Dataset excerpts

# sjtuytc/UnboundedNeRFPytorch

Hardware: AMD Instinct MI355X
Metric: Msamples/sec (Mip-360 garden-shaped 1920x1080x256 frame, FourierGrid render) (higher is better)
Workload: dtype f32; 1 GPU; S1 1920x1080x256 G200 F3(P7) C12 rgbnet 39-128-128-3 f32 stepsize 1.31 thres 1e-4 white-noise grids; rays=2073600, samples_per_ray=256, chunks_per_frame=1, parallelism=1 GPU, step=ray generation + march + shade + un-tiling to image order; 3 frames in flight

## Files before the change

unboundednerfpytorch_amd/csrc/ugrid_march.hip:

```cpp
#include "ugrid_render.h"
#include "ugrid_rays.h"

__global__ void k_pack_bricks(const float *__restrict__ grid, int P, int C, int X, int Y, int Z, int H,
                              int CH, int coef, float *__restrict__ out, int64_t total) {
  for (int64_t o = (int64_t)blockIdx.x * blockDim.x + threadIdx.x; o < total;
       o += (int64_t)gridDim.x * blockDim.x) {
    int64_t q = o;
    int ch, c;
    if (H == 2) {
      const int qi = (int)(q % (8 * CH)); q /= (8 * CH);
      c = (qi >> 1) & 7;
      ch = (qi >> 4) * 2 + (qi & 1);
    } else {
      ch = (int)(q % CH); q /= CH;
      c = (int)(q % 8); q /= 8;
    }
    const int h = (int)(q % H); q /= H;
    const int k = (int)(q % (Z - 1)); q /= (Z - 1);
    const int j = (int)(q % (Y - 1)); q /= (Y - 1);
    const int i = (int)(q % (X - 1)); q /= (X - 1);
    const int l = (int)q;
    const int chan = h * CH + ch;
    float v = 0.f;
    if (chan < C) {
// ... 703 lines not shown
extern "C" int ugrid_train_sample(const float *density_grid, int P, int X, int Y, int Z, int freq_num, const float *rays_o,
                                  const float *rays_d, int64_t n_rays, const float *t_table, int32_t n_samples,
                                  const float *scene_center3, const float *scene_radius3, const float *xyz_min,
                                  const float *xyz_max, double bg_len, int norm_l2, float act_shift, float interval,
                                  float thres, float *scratch_pts, float *scratch_density, int32_t *scratch_step,
                                  float *scratch_w, float *scratch_T, int32_t *count, int32_t *count2, float *alphainv_last,
                                  ugrid_stream_t s) {
  if (!scratch_w || !scratch_T || !count2 || !alphainv_last) return (int)hipErrorInvalidValue;
  return ug_train_march_any(density_grid, P, X, Y, Z, freq_num, rays_o, rays_d, n_rays, t_table, n_samples, scene_center3, scene_radius3,
                            xyz_min, xyz_max, bg_len, norm_l2, act_shift, interval, thres, scratch_pts, scratch_density, scratch_step,
                            count, scratch_w, scratch_T, count2, alphainv_last, s);
}

extern "C" int ugrid_train_sample_compact(int64_t n_rays, int32_t n_samples, float act_shift, float interval, float thres,
                                          const float *scratch_pts, const float *scratch_density, const int32_t *scratch_step,
                                          const float *scratch_w, const float *scratch_T, const int32_t *count,
                                          const int64_t *offset_end, const int32_t *count2, const int64_t *offset_end2,
                                          const float *t_table, float *pts1, float *density1, float *weights1, float *T1,
                                          int32_t *pos2, float *pts2, float *density2, float *alpha2, float *weights2,
                                          int64_t *ray_id2, int64_t *step_id2, float *t2, ugrid_stream_t s) {
  if (n_rays <= 0) return 0;
  hipLaunchKernelGGL(k_train_compact2, dim3(ug_blocks(n_rays * UG_WAVE, 256)), dim3(256), 0, ST(s), n_rays, n_samples, act_shift, interval,
                     thres, scratch_pts, scratch_density, scratch_step, scratch_w, scratch_T, count, offset_end, count2, offset_end2,
                     t_table, pts1, density1, weights1, T1, pos2, pts2, density2, alpha2, weights2, ray_id2, step_id2, t2,
                     (uint8_t *)nullptr, ug_tl_devn.cap > 0 ? ug_tl_devn.cap : INT64_MAX);
  UG_LAUNCH_CHECK();
  return 0;
}
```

**Task details**
Each of the lines above must appear again, unchanged.

**Solution to the exercise**
# sjtuytc/UnboundedNeRFPytorch

Hardware: AMD Instinct MI355X
Metric: Msamples/sec (Mip-360 garden-shaped 1920x1080x256 frame, FourierGrid render) (higher is better)
Workload: dtype f32; 1 GPU; S1 1920x1080x256 G200 F3(P7) C12 rgbnet 39-128-128-3 f32 stepsize 1.31 thres 1e-4 white-noise grids; rays=2073600, samples_per_ray=256, chunks_per_frame=1, parallelism=1 GPU, step=ray generation + march + shade + un-tiling to image order; 3 frames in flight

## Files before the change

unboundednerfpytorch_amd/csrc/ugrid_march.hip:

```cpp
#include "ugrid_render.h"
#include "ugrid_rays.h"

__global__ void k_pack_bricks(const float *__restrict__ grid, int P, int C, int X, int Y, int Z, int H,
                              int CH, int coef, float *__restrict__ out, int64_t total) {
  for (int64_t o = (int64_t)blockIdx.x * blockDim.x + threadIdx.x; o < total;
       o += (int64_t)gridDim.x * blockDim.x) {
    int64_t q = o;
    int ch, c;
    if (H == 2) {
      const int qi = (int)(q % (8 * CH)); q /= (8 * CH);
      c = (qi >> 1) & 7;
      ch = (qi >> 4) * 2 + (qi & 1);
    } else {
      ch = (int)(q % CH); q /= CH;
      c = (int)(q % 8); q /= 8;
    }
    const int h = (int)(q % H); q /= H;
    const int k = (int)(q % (Z - 1)); q /= (Z - 1);
    const int j = (int)(q % (Y - 1)); q /= (Y - 1);
    const int i = (int)(q % (X - 1)); q /= (X - 1);
    const int l = (int)q;
    const int chan = h * CH + ch;
    float v = 0.f;
    if (chan < C) {
// ... 703 lines not shown
extern "C" int ugrid_train_sample(const float *density_grid, int P, int X, int Y, int Z, int freq_num, const float *rays_o,
                                  const float *rays_d, int64_t n_rays, const float *t_table, int32_t n_samples,
                                  const float *scene_center3, const float *scene_radius3, const float *xyz_min,
                                  const float *xyz_max, double bg_len, int norm_l2, float act_shift, float interval,
                                  float thres, float *scratch_pts, float *scratch_density, int32_t *scratch_step,
                                  float *scratch_w, float *scratch_T, int32_t *count, int32_t *count2, float *alphainv_last,
                                  ugrid_stream_t s) {
  if (!scratch_w || !scratch_T || !count2 || !alphainv_last) return (int)hipErrorInvalidValue;
  return ug_train_march_any(density_grid, P, X, Y, Z, freq_num, rays_o, rays_d, n_rays, t_table, n_samples, scene_center3, scene_radius3,
                            xyz_min, xyz_max, bg_len, norm_l2, act_shift, interval, thres, scratch_pts, scratch_density, scratch_step,
                            count, scratch_w, scratch_T, count2, alphainv_last, s);
}

extern "C" int ugrid_train_sample_compact(int64_t n_rays, int32_t n_samples, float act_shift, float interval, float thres,
                                          const float *scratch_pts, const float *scratch_density, const int32_t *scratch_step,
                                          const float *scratch_w, const float *scratch_T, const int32_t *count,
                                          const int64_t *offset_end, const int32_t *count2, const int64_t *offset_end2,
                                          const float *t_table, float *pts1, float *density1, float *weights1, float *T1,
                                          int32_t *pos2, float *pts2, float *density2, float *alpha2, float *weights2,
                                          int64_t *ray_id2, int64_t *step_id2, float *t2, ugrid_stream_t s) {
  if (n_rays <= 0) return 0;
  hipLaunchKernelGGL(k_train_compact2, dim3(ug_blocks(n_rays * UG_WAVE, 256)), dim3(256), 0, ST(s), n_rays, n_samples, act_shift, interval,
                     thres, scratch_pts, scratch_density, scratch_step, scratch_w, scratch_T, count, offset_end, count2, offset_end2,
                     t_table, pts1, density1, weights1, T1, pos2, pts2, density2, alpha2, weights2, ray_id2, step_id2, t2,
                     (uint8_t *)nullptr, ug_tl_devn.cap > 0 ? ug_tl_devn.cap : INT64_MAX);
  UG_LAUNCH_CHECK();
  return 0;
}
```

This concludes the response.